Die Maori heiraten, wie bereits erwähnt, sehr traditionell, was auf den ersten Blick vermuten lässt, dass sie sich hier von den Aborigines nicht großartig unterscheiden. Wichtig ist auf jeden Fall auch hier der gesellschaftliche Status, beziehungsweise die Gruppenzugehörigkeit. Bei den Aborigines ist die Zuteilung zur Stammesgruppe aber nicht unbedingt eine Statusfrage, wobei sich die Gesellschaft der Maori eher als ein Art Kastensystem, vergleichbar zu dem in Indien, beschreiben lässt. Wie die Hochzeit also genau abläuft, ist davon abhängig, ob das Paar aus einer hohen oder aus einer niedrigen Schicht kommt. Die letztgenannte Schicht, feiert eher beschauliche Feste, ohne groß organisierte Zeremonie. Auch die Partnerwahl an sich, ist relativ unkompliziert, da man in diesem Fall sehr frei ist. So sind die meisten Hochzeiten auch Liebesheiraten, nach romantischem Vorbild. Angehörige einer höheren Schicht erfahren hier schon deutlich mehr Einschränkungen. Da Statusunterschiede zwischen Eheleuten nicht akzeptabel sind, ist meist der ganze Stamm an der Partnerwahl beteiligt. In Gesprächen werden mögliche Partner diskutiert, bis man sich am Ende auf eine Person einigt. Die Trauung wird anschließend mit einem großen Fest begangen. An dem das ganze Dorf teilnehmen darf. Die Schwestern der Braut müssen nach alter Überzeugung der Zeremonie fern bleiben, da die Braut ansonsten unfruchtbar werden könnte. Die Trauung wird durch ein Ritual vollzogen, das auch von den Eskimos bekannt ist, das sogenannte Nasenreiben. Schleifen um den Nacken des Brautpaars sollen zudem die endlose Liebe des Brautpaars symbolisieren und sind deshalb auf jeder Maori-Hochzeit zu finden.
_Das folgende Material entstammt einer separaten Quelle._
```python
def _direct_code(coarse_direct):
    import os
    if coarse_direct is None:
        coarse_direct = {"0": False, "1": True}.get(os.environ.get("MG_COARSE_DIRECT", "auto"), "auto")
    if isinstance(coarse_direct, str):
        if coarse_direct != "auto":
            raise ValueError(f"coarse_direct: True, False, 'auto' or None, not {coarse_direct!r}")
        return -1
    return int(bool(coarse_direct))


class MultigridEngine:

    def __init__(self, nx, ny, domain=(0.0, 1.0, 0.0, 1.0), coeff=-1.0, max_levels=4, cycle="V", pre=2, post=2,
                 smoother=_lib.MG_JACOBI, omega=0.8, coarse_tol=1e-12, coarse_maxit=1000,
                 precision=_lib.MG_PREC_DOUBLE, switch_threshold=1e-6, memory_threshold_gb=4.0,
                 adaptive_reference_rule=False, device=0, profile=False, colour_offset=0, fused=2, tail=True, speculate=True, fmg_cycles=0,
                 mixed_split=0, coarse_direct=None):
        lib = _lib.load()
        if isinstance(cycle, str):
            if cycle not in _lib.CYCLES:
                raise ValueError(f"unknown cycle type {cycle!r}")
            cycle = _lib.CYCLES[cycle]
        cfg = _lib.MgConfig(int(nx), int(ny), float(domain[0]), float(domain[1]), float(domain[2]), float(domain[3]),
                            float(coeff), int(max_levels), int(cycle), int(pre), int(post), int(smoother),
                            float(omega), float(coarse_tol), int(coarse_maxit), int(precision),
                            float(switch_threshold), float(memory_threshold_gb), int(bool(adaptive_reference_rule)),
                            int(device), int(bool(profile)), int(colour_offset), int(fused), int(tail), int(fmg_cycles), (2 if speculate is True else int(speculate)),
                            _direct_code(coarse_direct), int(mixed_split))
        self.cfg = cfg
        self._h = C.c_void_p(None)
        _lib.check(lib.mg_create(C.byref(cfg), C.byref(self._h)))
        self._lib = lib
        n = C.c_int(0)
        self._check(lib.mg_num_levels(self._h, C.byref(n)))
        self.num_levels = n.value
        self.shapes = []
        for l in range(self.num_levels):
            a, b = C.c_int(0), C.c_int(0)
            self._check(lib.mg_level_shape(self._h, l, C.byref(a), C.byref(b)))
            self.shapes.append((a.value, b.value))
        self.nx, self.ny = int(nx), int(ny)

    def _check(self, rc):
# ... 151 lines not shown
```

Before: 83770 MDoF/s.

## Recompute zero-start pre-smoothing in up leg instead of storing it

```diff
diff --git a/include/mghip.h b/include/mghip.h
--- a/include/mghip.h
+++ b/include/mghip.h
@@ -57,6 +57,7 @@
   int32_t speculate;
   int32_t coarse_direct;
   int32_t mixed_split;
+  int32_t zero_start_legs;
 } mg_config;
 
 typedef struct mg_stats {
diff --git a/mixed_precision_multigrid_solvers_for_pdes_amd/_lib.py b/mixed_precision_multigrid_solvers_for_pdes_amd/_lib.py
--- a/mixed_precision_multigrid_solvers_for_pdes_amd/_lib.py
+++ b/mixed_precision_multigrid_solvers_for_pdes_amd/_lib.py
@@ -37,7 +37,7 @@
         ("adaptive_reference_rule", C.c_int32),
         ("device", C.c_int32), ("profile", C.c_int32), ("colour_offset", C.c_int32), ("fused", C.c_int32),
         ("tail", C.c_int32), ("fmg_cycles", C.c_int32), ("speculate", C.c_int32), ("coarse_direct", C.c_int32),
-        ("mixed_split", C.c_int32),
+        ("mixed_split", C.c_int32), ("zero_start_legs", C.c_int32),
     ]
 
 
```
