#define SAC_UPD_THREADS 1024
#define SAC_UPD_BCH (512 / (int)sizeof(T))
#define SAC_UPD_SLOT_BYTES (64 * 528)
#define SAC_UPD_LDS_FOR(slots) ((slots) * SAC_UPD_SLOT_BYTES + 2 * 32 * 33 * 4 + 32 * 17 * 4 + (slots) * 256 * 4)
template <typename T, int UT, int GS = 1, int MS = 2>
__device__ __forceinline__ void dw_adam_tile(const AS_C EngineDev& E, const TileDesc* tdp_, bool polyak, int par,
                                             int par_x, lf* lds) {
  constexpr int KC = MM<T>::KC, KL = MM<T>::KL;
  constexpr int EPR = 16 / sizeof(T);
  constexpr int EPT = 1024 / UT;
  static_assert(EPR == KL, "a piece is one lane's fragment slice");
  const AS_C TileDesc& td = *(const AS_C TileDesc*)tdp_;
  STAMP(polyak ? 48 : 52);
  const int tid = threadIdx.x;
  const int Bp = td.bp;
  const int lds_row = SAC_UPD_BCH + 16 / (int)sizeof(T);
  AS_L T* stage = (AS_L T*)lds;
  const int nslot = E.upd_slots;
  constexpr int MAXS = MS, PPO = 32 * (SAC_UPD_BCH / EPR) / UT;
  const int ns = nslot < MAXS ? nslot : MAXS;
  const int slot_el = 64 * lds_row;
  lf* accs = lds + (ns * slot_el * (int)sizeof(T) + 15) / 16 * 4;
  lf* tgts = accs + 32 * 33;
  lf* red = tgts + 32 * 33;
  const float neg_step = GPC(float, E.adam_sc)[par * 6 + td.opt * 2];
  const float bc2s = GPC(float, E.adam_sc)[par * 6 + td.opt * 2 + 1];
  static_assert(PPO >= 1 && (32 * (SAC_UPD_BCH / EPR)) % UT == 0, "whole pieces per thread");
  const int rstep = ns * SAC_UPD_BCH;
  u32x4 rg[MAXS][GS + 1][PPO];
  const AS_G float* const seedp = GPC(float, td.seed);
  const bool lseeds = seedp && sizeof(T) == 4 && Bp > rstep;
  AS_L float* seedL = (AS_L float*)(red + 32 * 17);
  f32x4 sreg[MAXS];
  constexpr int SQ = EPR / 4;
  f32x4 sdr[MAXS][PPO][SQ];
  const AS_G T* const gsrc = GPC(T, td.GT);
  const AS_G T* const xsrc = GPC(T, td.XT) + par_x * td.xt_par;
  const long goff = GS > 1 ? td.goff : 0;
  const int ldg = td.ld, ldx = td.ldx;
  auto issue_seeds = [&](int r0, auto slc) __attribute__((always_inline)) {
    constexpr int sl = decltype(slc)::value;
    const int b0 = r0 + sl * SAC_UPD_BCH;
    if (lseeds && sl < ns && b0 < Bp) {
      const int bch = Bp - b0 < SAC_UPD_BCH ? Bp - b0 : SAC_UPD_BCH;
      if (threadIdx.x * 4 < bch) sreg[sl] = *(const AS_G f32x4*)(seedp + b0 + threadIdx.x * 4);
    }
  };
  auto issue = [&](int r0, auto slc, bool seeds = true) {
    constexpr int sl = decltype(slc)::value;
    const int b0 = r0 + sl * SAC_UPD_BCH;
    if (sl < ns && b0 < Bp) {
      const int bch = Bp - b0 < SAC_UPD_BCH ? Bp - b0 : SAC_UPD_BCH;
      const int per_row = bch / EPR;
      if (seeds) issue_seeds(r0, slc);
#pragma unroll
      for (int op = 0; op <= GS; ++op)
#pragma unroll
        for (int pi = 0; pi < PPO; ++pi) {
          const int i = threadIdx.x + pi * UT;
          const int row = i / per_row, pc = i % per_row;
          const AS_G T* src = op < GS ? gsrc + op * goff + (size_t)row * ldg : xsrc + (size_t)row * ldx;
          if (i < 32 * per_row) rg[sl][op][pi] = *(const AS_G u32x4*)(src + b0 + pc * EPR);
          if (op == 0 && seedp && !lseeds && i < 32 * per_row)
#pragma unroll
            for (int q = 0; q < SQ; ++q) sdr[sl][pi][q] = *(const AS_G f32x4*)(seedp + b0 + pc * EPR + 4 * q);
        }
    }
  };
  static_for<MAXS>([&](auto sl) { issue_seeds(0, sl); });
  static_for<MAXS>([&](auto sl) { issue(0, sl, false); });
  auto seeds_to_lds = [&](int r0) __attribute__((always_inline)) {
    if (lseeds)
      static_for<MAXS>([&](auto slc) {
        constexpr int sl = decltype(slc)::value;
        const int b0 = r0 + sl * SAC_UPD_BCH;
        if (sl < ns && b0 < Bp) {
          const int bch = Bp - b0 < SAC_UPD_BCH ? Bp - b0 : SAC_UPD_BCH;
          if (tid * 4 < bch) *(AS_L f32x4*)(seedL + sl * SAC_UPD_BCH + tid * 4) = sreg[sl];
        }
      });
  };
  AS_G float* W = GP(float, td.W);
  AS_G float* Wm = GP(float, td.Wm);
  AS_G float* Wv = GP(float, td.Wv);
  AS_G float* tW = GP(float, td.tW);
  float p[EPT], m[EPT], v[EPT], tp[EPT];
  size_t idx[EPT];
  bool ok[EPT];
#pragma unroll
  for (int e = 0; e < EPT; ++e) {
    const int el = tid + e * UT, en = el >> 5, ek = el & 31;
    const int n = td.n0 + en, k = td.k0 + ek;
    ok[e] = n < td.N && k < td.K;
    idx[e] = ok[e] ? (size_t)n * td.K + k : 0;
    if (td.kpart < 2) {
      p[e] = W[idx[e]];
      m[e] = Wm[idx[e]];
      v[e] = Wv[idx[e]];
      tp[e] = polyak ? tW[idx[e]] : 0.f;
    } else {
      p[e] = m[e] = v[e] = tp[e] = 0.f;
    }
  }
  const bool do_bias = td.k0 == 0 && td.kpart <= 1;
  const bool bias_acc = td.k0 == 0;
  float pb = 0.f, mb = 0.f, vb = 0.f, tbv = 0.f;
  if (do_bias && tid < 32 && td.n0 + tid < td.N) {
    pb = GPC(float, td.b)[td.n0 + tid];
    mb = GPC(float, td.bm)[td.n0 + tid];
    vb = GPC(float, td.bv)[td.n0 + tid];
    if (polyak) tbv = GPC(float, td.tb)[td.n0 + tid];
  }
  constexpr int BPT = (512 + UT - 1) / UT;
  float bsum[BPT];
#pragma unroll
  for (int j = 0; j < BPT; ++j) bsum[j] = 0.f;
  const int lane = tid & 63, wave = wave_id();
  const int c = lane & 15, g = lane >> 4;
  constexpr int KQ = 4, NWV = UT / 64, PPW = 16 / NWV;
  static_assert(UT % 64 == 0 && 16 % NWV == 0, "16 (sub-tile, K-quarter) pairs over whole waves");
  f32x4 acc[PPW];
#pragma unroll
  for (int j = 0; j < PPW; ++j) acc[j] = f32x4{0.f, 0.f, 0.f, 0.f};
  seeds_to_lds(0);
  if (lseeds) __syncthreads();
  for (int r0 = 0; r0 < Bp; r0 += rstep) {
    static_for<MAXS>([&](auto slc) {
      constexpr int sl = decltype(slc)::value;
      const int b0 = r0 + sl * SAC_UPD_BCH;
      if (sl < ns && b0 < Bp) {
        const int bch = Bp - b0 < SAC_UPD_BCH ? Bp - b0 : SAC_UPD_BCH;
        const int per_row = bch / EPR;
#pragma unroll
        for (int op = 0; op < 2; ++op)
#pragma unroll
          for (int pi = 0; pi < PPO; ++pi) {
            const int i = tid + pi * UT;
            const int row = i / per_row + 32 * op, pc = i % per_row;
            u32x4 v = rg[sl][op ? GS : 0][pi];
            if constexpr (sizeof(T) == 4) {
              if constexpr (GS > 1)
                if (op == 0) {
                  f32x4 a = __builtin_bit_cast(f32x4, v);
#pragma unroll
                  for (int q = 1; q < GS; ++q) a += __builtin_bit_cast(f32x4, rg[sl][q][pi]);
                  v = __builtin_bit_cast(u32x4, a);
                }
              if (op == 0 && seedp)
                v = __builtin_bit_cast(u32x4, __builtin_bit_cast(f32x4, v) *
                                                  (lseeds ? *(const AS_L f32x4*)(seedL + sl * SAC_UPD_BCH + pc * EPR)
                                                          : sdr[sl][pi][0]));
            } else if (op == 0 && (GS > 1 || seedp)) {
              bf16x8 h = __builtin_bit_cast(bf16x8, v);
              float a[8];
#pragma unroll
              for (int e = 0; e < 8; ++e) a[e] = (float)h[e];
#pragma unroll
              for (int q = 1; q < GS; ++q) {
                const bf16x8 hq = __builtin_bit_cast(bf16x8, rg[sl][q][pi]);
#pragma unroll
                for (int e = 0; e < 8; ++e) a[e] += (float)hq[e];
              }
              if (seedp)
#pragma unroll
                for (int e = 0; e < 8; ++e) a[e] *= sdr[sl][pi][e >> 2][e & 3];
#pragma unroll
              for (int e = 0; e < 8; ++e) h[e] = (bf16)a[e];
              v = __builtin_bit_cast(u32x4, h);
            }
            if (i < 32 * per_row) *(AS_L u32x4*)(stage + sl * slot_el + row * lds_row + pc * EPR) = v;
          }
        issue(r0 + rstep, slc);
        __syncthreads();
        if (r0 == 0 && sl == 0) STAMP(polyak ? 51 : 55);
        if (bias_acc) {
#pragma unroll
          for (int j = 0; j < BPT; ++j) {
            const int t = tid + j * UT, bn = t >> 4, bs = t & 15;
            if (t < 512)
              for (int c = bs * EPR; c < bch; c += 16 * EPR) {
                const AS_L T* q = stage + sl * slot_el + bn * lds_row + c;
                if constexpr (sizeof(T) == 4) {
                  const f32x4 x = *(const AS_L f32x4*)q;
                  bsum[j] += (x[0] + x[1]) + (x[2] + x[3]);
                } else {
                  const bf16x8 x = *(const AS_L bf16x8*)q;
                  float s = 0.f;
#pragma unroll
                  for (int e = 0; e < 8; ++e) s += (float)x[e];
                  bsum[j] += s;
                }
              }
          }
        }
#pragma unroll
        for (int j = 0; j < PPW; ++j) {
          const int pr = wave + j * NWV, kq = pr >> 2;
          const int ns = ((pr & 3) >> 1) * 16, ks = (pr & 1) * 16;
          const AS_L T* arow = stage + sl * slot_el + (ns + c) * lds_row + g * KL;
          const AS_L T* brow = stage + sl * slot_el + (32 + ks + c) * lds_row + g * KL;
          for (int ch = kq; ch < bch / KC; ch += KQ) {
            typename MM<T>::Frag a, b;
            if constexpr (sizeof(T) == 2) {
              a = *(const AS_L bf16x8*)(arow + ch * KC);
              b = *(const AS_L bf16x8*)(brow + ch * KC);
            } else {
              a = *(const AS_L f32x4*)(arow + ch * KC);
              b = *(const AS_L f32x4*)(brow + ch * KC);
            }
            MM<T>::mma(acc[j], a, b);
          }
        }
      }
    });
    seeds_to_lds(r0 + rstep);
    __syncthreads();
  }
  STAMP(polyak ? 49 : 53);
  {
#pragma unroll
    for (int j = 0; j < PPW; ++j) {
      const int pr = wave + j * NWV;
      const int ns = ((pr & 3) >> 1) * 16, ks = (pr & 1) * 16;
      lf* part = (lf*)stage + (pr >> 2) * (32 * 33);
#pragma unroll
      for (int i = 0; i < 4; ++i) part[(ns + g * 4 + i) * 33 + ks + c] = acc[j][i];
    }
  }
  __syncthreads();
  for (int el = tid; el < 1024; el += UT) {
    const int o = (el >> 5) * 33 + (el & 31);
    const lf* part = (const lf*)stage;
    float sum = part[o];
#pragma unroll
    for (int q = 1; q < KQ; ++q) sum += part[q * (32 * 33) + o];
    accs[o] = sum;
  }
#pragma unroll
  for (int j = 0; j < BPT; ++j) {
    const int t = tid + j * UT;
    if (bias_acc && t < 512) red[(t >> 4) * 17 + (t & 15)] = bsum[j];
  }
  __syncthreads();
  constexpr int MAXP = UT == 512 ? 7 : 3;
  float gbx[MAXP];
#pragma unroll
  for (int q = 0; q < MAXP; ++q) gbx[q] = 0.f;
  if (td.kpart) {
    const uint32_t ep = *GPC(uint32_t, E.sync) + 1u;
    if (td.kpart >= 2) {
      AS_G uint64_t* mine = GP(uint64_t, td.part) + (size_t)(td.kpart - 2) * SAC_PART_STRIDE;
      for (int el = tid; el < 1024; el += UT) {
        const uint64_t x = (uint64_t)__float_as_uint(accs[(el >> 5) * 33 + (el & 31)]) | ((uint64_t)ep << 32);
        __hip_atomic_store((uint64_t*)(mine + el), x, __ATOMIC_RELAXED, __HIP_MEMORY_SCOPE_AGENT);
      }
      if (bias_acc && tid < 32) {
        float gb = 0.f;
        for (int q = 0; q < 16; ++q) gb += red[tid * 17 + q];
        const uint64_t x = (uint64_t)__float_as_uint(gb) | ((uint64_t)ep << 32);
        __hip_atomic_store((uint64_t*)(mine + 1024 + tid), x, __ATOMIC_RELAXED, __HIP_MEMORY_SCOPE_AGENT);
      }
      return;
    }
    constexpr int EL = 1024 / UT;
    static_assert(EL * UT == 1024 && EL <= 4, "granules per thread");
    const int np = td.nparts - 1;
    const bool pb_here = do_bias && tid < 32;
    float v[MAXP][EL];
    for (int it = 0;; ++it) {
      bool all = true;
#pragma unroll
      for (int q = 0; q < MAXP; ++q)
        if (q < np) {
#pragma unroll
          for (int j = 0; j < EL; ++j) {
            const uint64_t x = __hip_atomic_load(td.part + (size_t)q * SAC_PART_STRIDE + tid + j * UT,
                                                 __ATOMIC_RELAXED, __HIP_MEMORY_SCOPE_AGENT);
            all = all && (uint32_t)(x >> 32) == ep;
            v[q][j] = __uint_as_float((uint32_t)x);
          }
          if (pb_here) {
            const uint64_t x = __hip_atomic_load(td.part + (size_t)q * SAC_PART_STRIDE + 1024 + tid,
                                                 __ATOMIC_RELAXED, __HIP_MEMORY_SCOPE_AGENT);
            all = all && (uint32_t)(x >> 32) == ep;
            gbx[q] = __uint_as_float((uint32_t)x);
          }
        }
      if (all) break;
      if (it > E.spin_limit) {
        __hip_atomic_store((uint32_t*)GP(uint32_t, E.sync) + 1 , 1u, __ATOMIC_RELAXED,
                           __HIP_MEMORY_SCOPE_AGENT);
        break;
      }
      __builtin_amdgcn_s_sleep(1);
    }
#pragma unroll
    for (int j = 0; j < EL; ++j) {
      const int el = tid + j * UT, o = (el >> 5) * 33 + (el & 31);
      float sum = accs[o];
#pragma unroll
      for (int q = 0; q < MAXP; ++q)
        if (q < np) sum += v[q][j];
      accs[o] = sum;
    }
    __syncthreads();
  }
  STAMP(polyak ? 50 : 54);
  const float w1 = (float)(1.0 - (double)E.beta1), b2 = E.beta2, w2 = (float)(1.0 - (double)E.beta2);
  const float eps = E.adam_eps, tau = E.tau, omt = (float)(1.0 - (double)E.tau);
  float pn[EPT], tn[EPT];
#pragma unroll
  for (int e = 0; e < EPT; ++e) {
    const int el = tid + e * UT;
    pn[e] = 0.f;
    tn[e] = 0.f;
    if (ok[e]) {
      pn[e] = adam_elem(p[e], m[e], v[e], accs[(el >> 5) * 33 + (el & 31)], w1, b2, w2, bc2s, eps, neg_step);
      W[idx[e]] = p[e];
      Wm[idx[e]] = m[e];
      Wv[idx[e]] = v[e];
      if (polyak) {
        tn[e] = tau * pn[e] + omt * tp[e];
        tW[idx[e]] = tn[e];
      }
    }
  }
  __syncthreads();
#pragma unroll
  for (int e = 0; e < EPT; ++e) {
    const int el = tid + e * UT;
    accs[(el >> 5) * 33 + (el & 31)] = pn[e];
    if (polyak) tgts[(el >> 5) * 33 + (el & 31)] = tn[e];
  }
  if (do_bias && tid < 32 && td.n0 + tid < td.N) {
    float gb = 0.f;
    for (int q = 0; q < 16; ++q) gb += red[tid * 17 + q];
    if (td.kpart) {
#pragma unroll
      for (int q = 0; q < MAXP; ++q)
        if (q < td.nparts - 1) gb += gbx[q];
    }
    const float pbn = adam_elem(pb, mb, vb, gb, w1, b2, w2, bc2s, eps, neg_step);
    GP(float, td.b)[td.n0 + tid] = pb;
    GP(float, td.bm)[td.n0 + tid] = mb;
    GP(float, td.bv)[td.n0 + tid] = vb;
    if (polyak) GP(float, td.tb)[td.n0 + tid] = tau * pbn + omt * tbv;
  }
  __syncthreads();
  constexpr int PPR = 32 / EPR;
  for (int mat = 0; mat < (polyak ? 3 : 2); ++mat) {
    const void* base = mat == 0 ? td.Wc : mat == 1 ? td.WTc : td.tWc;
    for (int i = tid; i < 32 * PPR; i += UT) {
      const int row = i / PPR, pc = i % PPR;
      T vv[EPR];
      size_t off;
      if (mat == 1) {
#pragma unroll
        for (int j = 0; j < EPR; ++j) vv[j] = MM<T>::cvt(accs[(pc * EPR + j) * 33 + row]);
        off = packed_off<T>(td.k0 + row, td.n0 + pc * EPR, td.Np);
      } else {
        const lf* srcm = mat == 0 ? accs : tgts;
#pragma unroll
        for (int j = 0; j < EPR; ++j) vv[j] = MM<T>::cvt(srcm[row * 33 + pc * EPR + j]);
        off = packed_off<T>(td.n0 + row, td.k0 + pc * EPR, td.Kp);
      }
      coh_store16<false>(base, (uint32_t)(off * sizeof(T)), *(const u32x4*)vv);
    }
  }
}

Eine lange Reise geht nun zu Ende. Diese Serie von Artikeln sollte den Lesern die Bräuche und Sitten anderer Länder näher bringen und zeigen, wie der Tag der Tage dort begangen und gefeiert wird. Auch wenn manche Sitten uns befremden, so haben sie trotzdem alle ihre Berechtigung und Tradition. Auch wenn hier nur einige Länder und Kulturen vorgestellt werden konnten, hat sich die Reise gelohnt und sicherlich einen kleinen Einblick in die Vielfalt der Bräuche, Traditionen und Sitten gegeben.